The Intricacies Behind California Anti-SLAPP Motions
The California legislature enacted Code of Civil Procedure section 425.16 to provide for the early dismissal of meritless suits aimed at chilling the valid exercise of the constitutional rights of freedom of speech and petition for the redress of grievances. (See C.C.P. § 425.16(a); Lafayette Morehouse, Inc. v. Chronicle Publishing Co. (1995) 37 Cal.App.4th 855, 858-59.) These meritless lawsuits are often referred to as “Strategic Lawsuits Against Public Participation” or “SLAPP” suits. (Id.) The point of the anti-SLAPP statute is to have the right not to be dragged through the courts because of an exercise of constitutional rights. (Varian Med. Systems, Inc. v. Delfino (2005) 35 Cal.4th 180, 193.) The Legislature explicitly directed that the anti-SLAPP statute “shall be construed broadly.” (C.C.P. § 425.16(a).) Any of the following types of lawsuits can be a SLAPP suit: defamation, malicious prosecution, abuse of process, nuisance, invasion of privacy, conspiracy, intentional infliction of emotional distress, interference with contract, or economic advantage, among others.
The Court conducts a two-step analysis to determine whether a complaint should be stricken pursuant to the anti-SLAPP statute. (Navallier v. Sletten (2002) 29 Cal.4th 82, 88.) First, the court decides whether the “defendant has made a threshold showing that the challenged cause of action is one arising from a protected activity. (Id.) The first inquiry is the “principal thrust or gravamen of plaintiff’s cause of action.” (Martinez v. Metabolife International, Inc. (2003) 113 Cal.App.4th 181, 188.) Under the anti-SLAPP statute, the phrase “cause of action…arising from” means simply the defendant’s act underlying the plaintiff’s cause of action must itself have been an act in furtherance of the right of petition or free speech. (Chabak v. Monroy (2007) 154 Cal.App.4th 1502, 1511.)

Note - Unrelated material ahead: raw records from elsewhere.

struct SliceLf { int tc_off, beta_off, cb_off, cr_off; };
struct FPic {
  static constexpr int csx = 1, csy = 1;
  int width, height, bd0, bd1, bd2, log2ctu, ctus_w, pitch[2], grid_w, any_nofilt, mono;
  __device__ inline int bd(int comp) const { return comp == 0 ? bd0 : comp == 1 ? bd1 : bd2; }
  const int16_t* rec[2];
  int16_t* sao[2];
  const uint16_t* slice_idx;
  const SliceDev* slices;
  const BlkInfo* blk;
  const EdgeRec* edges;
  const SaoDev* saoprm;
  SliceLf s0;
};
template <typename T> __device__ inline T ldc(const T* p) { return *(const T __attribute__((address_space(4)))*)p; }
__device__ inline FPic pic_state(const PicDev* p) {
  FPic f;
  f.width = ldc(&p->width); f.height = ldc(&p->height);
  f.bd0 = ldc(&p->bd[0]); f.bd1 = ldc(&p->bd[1]); f.bd2 = ldc(&p->bd[2]);
  f.log2ctu = ldc(&p->log2ctu); f.ctus_w = ldc(&p->ctus_w);
  f.pitch[0] = ldc(&p->pitch[0]); f.pitch[1] = ldc(&p->pitch[1]);
  f.grid_w = ldc(&p->grid_w);
  f.rec[0] = ldc(&p->rec[0]); f.rec[1] = ldc(&p->rec[1]);
  f.sao[0] = ldc(&p->sao[0]); f.sao[1] = ldc(&p->sao[1]);
  f.any_nofilt = ldc(&p->any_nofilt); f.mono = ldc(&p->mono);
  f.slice_idx = ldc(&p->slice_idx); f.slices = ldc(&p->slices);
  f.blk = ldc(&p->blk); f.edges = ldc(&p->edges); f.saoprm = ldc(&p->saoprm);
  const SliceDev* s = f.slices;
  f.s0 = {ldc(&s->tc_offset_div2), ldc(&s->beta_offset_div2), ldc(&s->pps_cb_qp_offset), ldc(&s->pps_cr_qp_offset)};
  return f;
}

struct Span {
  __amdgpu_buffer_rsrc_t rs;
  uint32_t bytes;
  __device__ inline Span(const void* base, uint32_t n) : rs(__builtin_amdgcn_make_buffer_rsrc(const_cast<void*>(base), 0, n, 0x00020000)), bytes(n) {}
  __device__ inline uint32_t at(bool valid, uint32_t off) const { return valid ? off : bytes; }
  __device__ inline u32x4 load4(uint32_t off) const { return __builtin_bit_cast(u32x4, __builtin_amdgcn_raw_buffer_load_b128(rs, off, 0, 0)); }
  __device__ inline uint32_t load_u16(uint32_t off) const { return (uint16_t)__builtin_amdgcn_raw_buffer_load_b16(rs, off, 0, 0); }
  __device__ inline void store4(uint32_t off, u32x4 v) const { __builtin_amdgcn_raw_buffer_store_b128(__builtin_bit_cast(decltype(__builtin_amdgcn_raw_buffer_load_b128(rs, 0, 0, 0)), v), rs, off, 0, 0); }
};

struct SaoPrm { uint32_t w0, off_lo, off_hi; };
__device__ inline SaoPrm sao_fetch(const Span& sp, uint32_t off) {
  const auto v = __builtin_amdgcn_raw_buffer_load_b96(sp.rs, off, 0, 0);
  return {(uint32_t)v[0], (uint32_t)v[1], (uint32_t)v[2]};
}

template <int W, bool NF>
__device__ inline u32x4 sao_group(const FPic& P, int comp, const int16_t (*t)[W], int ox, int oy, int x, int row, const SaoPrm& prm) {
  const int cs = comp ? 1 : 0;
  const int w = P.width >> cs, h = P.height >> cs;
  const int log2ctb = P.log2ctu - cs;
  const int cx = x >> log2ctb, cy = row >> log2ctb;
  const uint32_t w0 = prm.w0;
  const int type = (int)(int8_t)(w0 & 0xff);
  const int16_t* line = &t[row - oy][x - ox];
  const u32x4 cur = *reinterpret_cast<const u32x4*>(line);
  if (type < 0) return cur;
  const uint32_t off_lo = prm.off_lo, off_hi = prm.off_hi;
  const int bd = P.bd(comp), maxv = (1 << bd) - 1;
  uint32_t out[4];
  if (type == HMGPU_SAO_BO) {
    const int shift = bd - 5, band0 = (w0 >> 8) & 0xff;
    const uint32_t c[4] = {cur.x, cur.y, cur.z, cur.w};
#pragma unroll
    for (int j = 0; j < 4; j++) {
      const uint32_t lo = c[j] & 0xffffu, hi = c[j] >> 16;
      const uint32_t k0 = min(((lo >> shift) - band0) & 31u, 4u), k1 = min(((hi >> shift) - band0) & 31u, 4u);
      const s16x2 off = lut_offsets(k0 | (k1 << 16), off_lo, 0u);
      out[j] = as_u32(__builtin_elementwise_min(__builtin_elementwise_max(as_s16x2(c[j]) + off, splat(0)), splat(maxv)));
    }
  } else {
    const int ctb = 1 << log2ctb;
    const int x0 = cx << log2ctb, y0 = cy << log2ctb;
    const int x1 = min(x0 + ctb, w) - 1, y1 = min(y0 + ctb, h) - 1;
    const unsigned av = w0 >> 16;
    auto run = [&](auto dxc, auto dyc) {
      constexpr int DX = decltype(dxc)::value, DY = decltype(dyc)::value;
      const int16_t* ra = line + DY * W;
      const int16_t* rb = line - DY * W;
      const u32x4 ea = *reinterpret_cast<const u32x4*>(ra), eb = *reinterpret_cast<const u32x4*>(rb);
      uint32_t na[4], nb[4];
      uint32_t la = 0, raa = 0, lb = 0, rbb = 0;
      if constexpr (DX < 0) { la = (uint16_t)ra[-1]; rbb = (uint16_t)rb[8]; }
      if constexpr (DX > 0) { raa = (uint16_t)ra[8]; lb = (uint16_t)rb[-1]; }
      shifted<DX>(ea, la, raa, na);
      shifted<-DX>(eb, lb, rbb, nb);
      sao_eo_core<DX, DY>(x, row, cur, na, nb, off_lo, off_hi, av, x0, y0, x1, y1, maxv, out);
    };
    switch (type) {
      case HMGPU_SAO_EO_0:   run(std::integral_constant<int, -1>{}, std::integral_constant<int, 0>{}); break;
      case HMGPU_SAO_EO_90:  run(std::integral_constant<int, 0>{}, std::integral_constant<int, -1>{}); break;
      case HMGPU_SAO_EO_135: run(std::integral_constant<int, -1>{}, std::integral_constant<int, -1>{}); break;
      default:               run(std::integral_constant<int, 1>{}, std::integral_constant<int, -1>{}); break;
    }
  }
  if (NF && P.any_nofilt) {
    uint32_t m[4];
    sao_exempt_mask(P, comp, x, row, m);
    const uint32_t c[4] = {cur.x, cur.y, cur.z, cur.w};
#pragma unroll
    for (int j = 0; j < 4; j++) out[j] = (c[j] & m[j]) | (out[j] & ~m[j]);
  }
// ... 5 lines not shown
}
static_assert(HMGPU_MAX_SLICES <= 4096, "slice index must fit the 12 bits of a list entry");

Protected activities include “any act in furtherance of a person’s right of petition or free speech under the United States or California Constitution in connection with a public issue.” (C.C.P. § 425.16(e).) This includes 1) any written or oral statement or writing made before a legislative, executive, or judicial proceeding, 2) any written or oral statement or writing made in connection with an issue under consideration or review by a legislative, executive, or judicial body, 3) any written or oral statement or writing made in a place open to the public or a public forum in connection with an issue of public interest, or 4) any other conduct in furtherance of the exercise of the constitutional right of petition or the constitutional right of free speech in connection with a public issue or an issue of public interest. (C.C.P. § 425.16(e).) Thus, to win an anti-SLAPP motion, the defendant must first show the speech in question falls under one of the above four sections.
Once a defendant makes a threshold showing that plaintiff’s Complaint arises from statutorily protected activity, the burden then shifts to the plaintiff to establish a “probability” he will prevail on whatever claims are asserted against the defendant. (C.C.P. § 425.16(b).) This is called making a prima facie showing. Plaintiff must show “the complaint is both legally sufficient and supported by a sufficient prima facie showing of facts to sustain a favorable judgment.” (Premier Med. Mgmt. Systems, Inc. v. California Ins. Guar. Ass’n (2006) 136 Cal.App.4th 464, 476.) In making its determination, the court “shall consider the pleadings, and supporting and opposing affidavits stating the facts upon which the liability or defense is based.” (C.C.P. § 425.16(b)(2).)
If the defendant prevails and the judge grants the anti-SLAPP motion, the defendant is entitled to recover his or her mandatory attorneys’ fees or costs. (C.C.P. § 425.16(c)(1).) This is not discretionary. Once an anti-SLAPP motion has been filed, a plaintiff cannot escape this mandatory fee award by amending or even dismissing his complaint. If the defendant does not meet his burden and the judge denies the motion when it should have been granted, the statute provides that the order denying the motion is immediately appealable.
As seen above, there are many actions which can result in an anti-SLAPP motion. The anti-SLAPP statute is an effective means of fighting litigation which is designed to retaliate against, or chill, protected speech.